- [To do] The word "workgroup" turns up on some lines of this data; say how many, and give no other text.

- [Raw data]
--------
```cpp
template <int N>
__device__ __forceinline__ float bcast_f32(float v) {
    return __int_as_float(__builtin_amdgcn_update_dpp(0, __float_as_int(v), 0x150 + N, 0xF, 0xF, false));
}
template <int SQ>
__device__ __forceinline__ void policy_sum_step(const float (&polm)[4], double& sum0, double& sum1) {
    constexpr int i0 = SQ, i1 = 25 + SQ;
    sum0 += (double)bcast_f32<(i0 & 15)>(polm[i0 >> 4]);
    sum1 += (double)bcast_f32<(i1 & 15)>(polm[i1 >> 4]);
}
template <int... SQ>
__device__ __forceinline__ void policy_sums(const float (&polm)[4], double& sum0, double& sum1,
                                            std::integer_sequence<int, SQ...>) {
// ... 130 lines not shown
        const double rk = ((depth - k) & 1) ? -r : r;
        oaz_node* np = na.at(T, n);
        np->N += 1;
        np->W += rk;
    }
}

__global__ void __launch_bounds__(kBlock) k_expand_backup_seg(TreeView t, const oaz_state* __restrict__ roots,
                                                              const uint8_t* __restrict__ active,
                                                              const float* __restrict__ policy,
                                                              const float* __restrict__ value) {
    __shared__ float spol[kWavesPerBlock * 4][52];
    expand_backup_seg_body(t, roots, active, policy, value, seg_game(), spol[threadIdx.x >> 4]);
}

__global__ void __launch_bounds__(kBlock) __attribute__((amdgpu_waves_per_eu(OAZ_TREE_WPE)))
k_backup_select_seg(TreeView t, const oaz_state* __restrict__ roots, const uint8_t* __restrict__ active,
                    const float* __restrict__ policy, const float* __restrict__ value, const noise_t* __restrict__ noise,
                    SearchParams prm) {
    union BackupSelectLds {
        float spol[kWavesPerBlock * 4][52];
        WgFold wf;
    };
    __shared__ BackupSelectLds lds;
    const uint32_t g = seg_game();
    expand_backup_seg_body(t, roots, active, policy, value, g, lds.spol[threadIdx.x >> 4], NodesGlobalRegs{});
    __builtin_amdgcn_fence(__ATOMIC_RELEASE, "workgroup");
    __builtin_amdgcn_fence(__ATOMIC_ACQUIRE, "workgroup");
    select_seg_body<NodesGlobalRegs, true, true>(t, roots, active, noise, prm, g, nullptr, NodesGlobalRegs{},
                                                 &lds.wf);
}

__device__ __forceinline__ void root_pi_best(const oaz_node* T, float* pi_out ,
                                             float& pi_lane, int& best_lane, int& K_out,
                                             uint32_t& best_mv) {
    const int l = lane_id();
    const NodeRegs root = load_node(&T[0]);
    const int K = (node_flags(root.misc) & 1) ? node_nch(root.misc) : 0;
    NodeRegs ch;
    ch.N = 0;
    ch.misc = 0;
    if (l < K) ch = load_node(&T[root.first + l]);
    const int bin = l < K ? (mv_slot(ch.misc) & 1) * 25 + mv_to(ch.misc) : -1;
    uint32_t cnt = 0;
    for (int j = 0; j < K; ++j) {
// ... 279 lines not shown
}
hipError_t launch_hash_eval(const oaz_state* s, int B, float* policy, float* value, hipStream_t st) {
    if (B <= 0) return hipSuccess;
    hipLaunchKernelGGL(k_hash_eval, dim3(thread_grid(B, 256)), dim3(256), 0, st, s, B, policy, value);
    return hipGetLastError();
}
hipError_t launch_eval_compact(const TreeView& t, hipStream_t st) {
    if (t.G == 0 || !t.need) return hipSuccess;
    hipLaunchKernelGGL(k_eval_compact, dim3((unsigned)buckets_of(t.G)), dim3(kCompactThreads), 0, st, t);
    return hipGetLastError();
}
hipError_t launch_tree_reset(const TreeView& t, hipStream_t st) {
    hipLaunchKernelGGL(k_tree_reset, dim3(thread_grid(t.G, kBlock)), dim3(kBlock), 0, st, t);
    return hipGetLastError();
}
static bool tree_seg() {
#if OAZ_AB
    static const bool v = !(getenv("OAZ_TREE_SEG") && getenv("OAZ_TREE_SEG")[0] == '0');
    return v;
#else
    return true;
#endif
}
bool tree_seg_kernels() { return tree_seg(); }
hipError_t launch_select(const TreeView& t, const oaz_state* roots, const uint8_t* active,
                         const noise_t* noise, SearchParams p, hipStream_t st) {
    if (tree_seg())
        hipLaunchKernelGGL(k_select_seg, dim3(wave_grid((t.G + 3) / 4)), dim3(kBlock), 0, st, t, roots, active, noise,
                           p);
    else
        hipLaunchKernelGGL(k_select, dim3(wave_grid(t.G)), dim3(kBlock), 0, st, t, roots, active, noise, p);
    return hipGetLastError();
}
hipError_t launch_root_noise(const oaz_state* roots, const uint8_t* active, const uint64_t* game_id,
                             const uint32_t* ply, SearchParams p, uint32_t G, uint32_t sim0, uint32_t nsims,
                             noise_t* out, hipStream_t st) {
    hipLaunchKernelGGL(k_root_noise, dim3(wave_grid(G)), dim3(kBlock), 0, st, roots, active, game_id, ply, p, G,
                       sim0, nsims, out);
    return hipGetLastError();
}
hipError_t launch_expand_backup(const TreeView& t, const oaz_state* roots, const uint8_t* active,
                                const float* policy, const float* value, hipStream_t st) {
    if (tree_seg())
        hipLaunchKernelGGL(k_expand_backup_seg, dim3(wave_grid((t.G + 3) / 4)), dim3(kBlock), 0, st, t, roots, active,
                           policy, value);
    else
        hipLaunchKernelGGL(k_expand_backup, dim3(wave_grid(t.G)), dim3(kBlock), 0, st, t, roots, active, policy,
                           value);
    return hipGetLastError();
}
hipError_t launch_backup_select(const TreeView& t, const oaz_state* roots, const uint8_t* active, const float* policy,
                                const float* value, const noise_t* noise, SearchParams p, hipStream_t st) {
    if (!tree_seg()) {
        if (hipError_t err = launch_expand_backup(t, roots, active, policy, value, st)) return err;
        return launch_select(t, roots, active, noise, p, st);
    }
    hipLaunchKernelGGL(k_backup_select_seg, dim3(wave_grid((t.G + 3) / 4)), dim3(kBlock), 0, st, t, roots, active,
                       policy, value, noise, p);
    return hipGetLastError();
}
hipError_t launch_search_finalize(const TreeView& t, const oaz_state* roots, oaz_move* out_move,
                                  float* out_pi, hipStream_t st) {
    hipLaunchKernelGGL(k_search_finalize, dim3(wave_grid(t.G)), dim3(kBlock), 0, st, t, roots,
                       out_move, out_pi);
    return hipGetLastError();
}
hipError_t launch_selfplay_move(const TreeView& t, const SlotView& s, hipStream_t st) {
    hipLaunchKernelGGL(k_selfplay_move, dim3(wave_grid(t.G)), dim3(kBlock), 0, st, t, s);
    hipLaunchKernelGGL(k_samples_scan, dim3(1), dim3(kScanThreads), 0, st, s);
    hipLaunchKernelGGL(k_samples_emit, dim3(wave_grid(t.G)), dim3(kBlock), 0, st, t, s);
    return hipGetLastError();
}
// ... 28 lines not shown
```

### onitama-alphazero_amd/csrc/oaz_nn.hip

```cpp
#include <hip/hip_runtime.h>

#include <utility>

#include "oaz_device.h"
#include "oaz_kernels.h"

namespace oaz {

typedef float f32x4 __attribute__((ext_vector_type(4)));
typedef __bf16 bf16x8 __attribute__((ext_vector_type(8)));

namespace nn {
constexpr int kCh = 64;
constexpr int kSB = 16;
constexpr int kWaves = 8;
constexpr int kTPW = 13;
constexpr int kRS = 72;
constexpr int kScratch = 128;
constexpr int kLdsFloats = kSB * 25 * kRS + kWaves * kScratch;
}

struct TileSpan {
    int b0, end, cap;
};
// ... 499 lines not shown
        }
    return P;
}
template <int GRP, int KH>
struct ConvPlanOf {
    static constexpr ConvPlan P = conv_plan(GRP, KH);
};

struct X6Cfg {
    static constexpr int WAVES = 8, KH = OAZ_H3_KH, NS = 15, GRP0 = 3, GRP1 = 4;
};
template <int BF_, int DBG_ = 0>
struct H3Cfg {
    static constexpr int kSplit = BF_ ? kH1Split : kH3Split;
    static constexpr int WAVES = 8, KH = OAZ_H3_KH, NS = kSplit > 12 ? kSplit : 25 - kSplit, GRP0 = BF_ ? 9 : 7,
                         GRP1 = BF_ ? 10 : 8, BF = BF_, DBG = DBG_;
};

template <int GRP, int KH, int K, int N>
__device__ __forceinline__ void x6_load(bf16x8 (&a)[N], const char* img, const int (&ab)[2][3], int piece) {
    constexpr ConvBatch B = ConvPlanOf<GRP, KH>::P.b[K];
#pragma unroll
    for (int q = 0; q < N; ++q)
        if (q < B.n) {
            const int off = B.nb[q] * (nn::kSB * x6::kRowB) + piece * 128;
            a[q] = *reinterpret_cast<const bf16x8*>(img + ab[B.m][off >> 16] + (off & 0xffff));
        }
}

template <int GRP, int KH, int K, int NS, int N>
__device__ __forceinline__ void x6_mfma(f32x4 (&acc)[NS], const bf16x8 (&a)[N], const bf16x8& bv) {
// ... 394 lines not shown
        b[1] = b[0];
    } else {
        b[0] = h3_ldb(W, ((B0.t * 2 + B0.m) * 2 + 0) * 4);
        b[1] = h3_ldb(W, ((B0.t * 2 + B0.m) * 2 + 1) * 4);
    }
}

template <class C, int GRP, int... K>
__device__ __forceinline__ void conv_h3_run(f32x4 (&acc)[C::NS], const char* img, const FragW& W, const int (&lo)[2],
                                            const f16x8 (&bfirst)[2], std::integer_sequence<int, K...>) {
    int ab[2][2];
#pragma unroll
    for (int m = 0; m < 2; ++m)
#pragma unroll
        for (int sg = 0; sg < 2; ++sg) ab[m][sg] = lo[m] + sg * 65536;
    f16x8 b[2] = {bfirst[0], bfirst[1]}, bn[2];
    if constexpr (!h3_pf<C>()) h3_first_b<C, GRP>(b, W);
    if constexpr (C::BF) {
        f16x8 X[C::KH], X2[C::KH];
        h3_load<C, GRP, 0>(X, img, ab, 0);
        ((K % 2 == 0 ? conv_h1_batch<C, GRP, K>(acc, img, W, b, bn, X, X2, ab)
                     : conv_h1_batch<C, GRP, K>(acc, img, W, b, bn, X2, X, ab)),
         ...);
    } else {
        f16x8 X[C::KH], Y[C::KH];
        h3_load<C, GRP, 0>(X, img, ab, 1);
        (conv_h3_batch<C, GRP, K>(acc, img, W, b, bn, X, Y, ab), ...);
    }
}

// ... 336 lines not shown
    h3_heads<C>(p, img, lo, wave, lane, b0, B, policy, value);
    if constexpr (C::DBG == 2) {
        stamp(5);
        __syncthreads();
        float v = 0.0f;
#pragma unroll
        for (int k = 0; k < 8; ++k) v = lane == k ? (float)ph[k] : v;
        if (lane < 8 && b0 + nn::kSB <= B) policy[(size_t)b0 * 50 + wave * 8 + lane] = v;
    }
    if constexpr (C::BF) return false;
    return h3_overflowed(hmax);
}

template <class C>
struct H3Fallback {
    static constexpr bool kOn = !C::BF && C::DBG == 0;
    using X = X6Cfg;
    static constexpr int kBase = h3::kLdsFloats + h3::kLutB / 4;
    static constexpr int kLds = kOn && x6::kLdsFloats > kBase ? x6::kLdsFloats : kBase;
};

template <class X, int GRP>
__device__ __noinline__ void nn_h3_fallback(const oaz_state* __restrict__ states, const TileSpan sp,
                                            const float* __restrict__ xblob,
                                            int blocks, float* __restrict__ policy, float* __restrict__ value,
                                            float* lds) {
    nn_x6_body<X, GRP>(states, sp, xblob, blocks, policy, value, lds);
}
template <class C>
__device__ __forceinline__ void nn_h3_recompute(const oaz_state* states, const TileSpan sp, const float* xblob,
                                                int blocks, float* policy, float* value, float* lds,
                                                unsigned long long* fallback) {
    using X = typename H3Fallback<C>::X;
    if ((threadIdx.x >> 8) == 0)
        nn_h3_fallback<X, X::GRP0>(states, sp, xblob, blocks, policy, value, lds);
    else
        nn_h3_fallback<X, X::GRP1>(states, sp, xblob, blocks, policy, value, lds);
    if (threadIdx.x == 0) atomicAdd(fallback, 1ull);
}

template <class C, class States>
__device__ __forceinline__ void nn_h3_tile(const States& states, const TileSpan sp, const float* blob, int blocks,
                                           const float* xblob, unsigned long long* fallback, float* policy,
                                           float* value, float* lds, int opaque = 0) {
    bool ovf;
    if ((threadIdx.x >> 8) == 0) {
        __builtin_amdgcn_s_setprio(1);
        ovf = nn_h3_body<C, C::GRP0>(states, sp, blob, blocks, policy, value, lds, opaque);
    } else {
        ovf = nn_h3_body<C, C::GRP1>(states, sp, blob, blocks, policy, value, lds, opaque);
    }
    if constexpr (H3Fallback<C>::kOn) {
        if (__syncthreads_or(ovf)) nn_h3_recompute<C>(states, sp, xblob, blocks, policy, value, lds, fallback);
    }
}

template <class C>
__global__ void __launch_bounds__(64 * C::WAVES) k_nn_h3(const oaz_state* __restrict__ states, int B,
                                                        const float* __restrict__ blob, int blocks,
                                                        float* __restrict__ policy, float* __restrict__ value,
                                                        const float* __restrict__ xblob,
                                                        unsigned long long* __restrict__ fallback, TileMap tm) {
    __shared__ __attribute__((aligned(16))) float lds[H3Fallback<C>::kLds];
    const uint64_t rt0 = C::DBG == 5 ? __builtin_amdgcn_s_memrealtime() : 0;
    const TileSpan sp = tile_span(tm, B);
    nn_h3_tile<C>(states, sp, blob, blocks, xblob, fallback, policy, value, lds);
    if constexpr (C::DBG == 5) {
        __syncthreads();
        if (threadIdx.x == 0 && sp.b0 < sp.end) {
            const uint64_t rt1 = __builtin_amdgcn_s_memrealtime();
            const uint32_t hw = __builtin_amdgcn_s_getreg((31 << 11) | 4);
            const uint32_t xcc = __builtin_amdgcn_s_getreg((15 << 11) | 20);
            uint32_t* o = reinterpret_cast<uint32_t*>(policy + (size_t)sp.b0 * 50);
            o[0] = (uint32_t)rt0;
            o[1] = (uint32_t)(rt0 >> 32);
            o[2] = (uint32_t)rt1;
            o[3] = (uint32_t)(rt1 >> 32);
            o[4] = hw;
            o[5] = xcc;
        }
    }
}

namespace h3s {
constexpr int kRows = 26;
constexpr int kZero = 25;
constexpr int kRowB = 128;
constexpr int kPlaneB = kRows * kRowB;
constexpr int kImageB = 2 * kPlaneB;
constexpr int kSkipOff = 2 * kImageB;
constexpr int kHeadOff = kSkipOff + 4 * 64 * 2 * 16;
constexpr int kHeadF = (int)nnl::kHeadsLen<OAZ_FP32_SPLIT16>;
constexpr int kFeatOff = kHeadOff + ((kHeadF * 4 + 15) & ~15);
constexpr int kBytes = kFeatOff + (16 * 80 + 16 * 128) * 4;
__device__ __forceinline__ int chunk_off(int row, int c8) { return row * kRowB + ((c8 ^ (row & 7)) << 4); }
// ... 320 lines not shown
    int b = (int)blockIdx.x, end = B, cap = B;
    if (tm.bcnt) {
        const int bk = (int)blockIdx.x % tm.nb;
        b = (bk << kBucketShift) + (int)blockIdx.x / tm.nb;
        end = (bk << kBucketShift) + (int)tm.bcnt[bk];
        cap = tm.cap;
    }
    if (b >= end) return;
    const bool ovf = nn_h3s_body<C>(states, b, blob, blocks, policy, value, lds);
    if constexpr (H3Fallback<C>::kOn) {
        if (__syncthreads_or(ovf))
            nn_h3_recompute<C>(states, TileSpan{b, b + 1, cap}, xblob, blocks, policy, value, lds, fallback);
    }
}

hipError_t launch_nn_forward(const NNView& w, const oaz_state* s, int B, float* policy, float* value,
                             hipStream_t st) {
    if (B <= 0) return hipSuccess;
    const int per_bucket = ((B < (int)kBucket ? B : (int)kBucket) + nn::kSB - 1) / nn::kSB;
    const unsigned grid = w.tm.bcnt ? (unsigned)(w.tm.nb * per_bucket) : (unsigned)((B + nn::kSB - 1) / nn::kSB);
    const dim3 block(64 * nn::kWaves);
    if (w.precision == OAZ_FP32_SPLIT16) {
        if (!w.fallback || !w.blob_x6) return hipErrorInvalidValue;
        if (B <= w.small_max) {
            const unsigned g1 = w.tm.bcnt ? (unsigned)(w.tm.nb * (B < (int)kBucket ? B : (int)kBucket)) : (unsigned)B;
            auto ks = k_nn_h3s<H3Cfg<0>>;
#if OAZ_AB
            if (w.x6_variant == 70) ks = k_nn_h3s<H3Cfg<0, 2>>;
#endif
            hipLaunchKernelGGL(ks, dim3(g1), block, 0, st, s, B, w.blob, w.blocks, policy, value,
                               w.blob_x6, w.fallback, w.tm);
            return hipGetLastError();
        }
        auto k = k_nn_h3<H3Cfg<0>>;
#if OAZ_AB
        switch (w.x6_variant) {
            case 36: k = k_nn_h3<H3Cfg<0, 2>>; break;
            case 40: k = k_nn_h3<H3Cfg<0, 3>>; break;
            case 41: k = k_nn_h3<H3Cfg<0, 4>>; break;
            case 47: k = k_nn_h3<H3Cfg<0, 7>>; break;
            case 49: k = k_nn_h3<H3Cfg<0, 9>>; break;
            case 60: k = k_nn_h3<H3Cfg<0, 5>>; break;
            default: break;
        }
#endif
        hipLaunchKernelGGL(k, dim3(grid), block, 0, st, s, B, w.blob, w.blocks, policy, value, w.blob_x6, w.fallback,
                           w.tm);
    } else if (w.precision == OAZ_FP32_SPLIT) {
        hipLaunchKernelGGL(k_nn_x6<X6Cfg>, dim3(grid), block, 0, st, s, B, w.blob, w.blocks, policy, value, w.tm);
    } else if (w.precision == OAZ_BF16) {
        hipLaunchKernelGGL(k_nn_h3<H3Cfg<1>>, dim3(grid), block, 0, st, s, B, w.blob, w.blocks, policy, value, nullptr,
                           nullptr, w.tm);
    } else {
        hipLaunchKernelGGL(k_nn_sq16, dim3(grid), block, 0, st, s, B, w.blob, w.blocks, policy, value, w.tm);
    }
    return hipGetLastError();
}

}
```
--------
- [Finished task] 2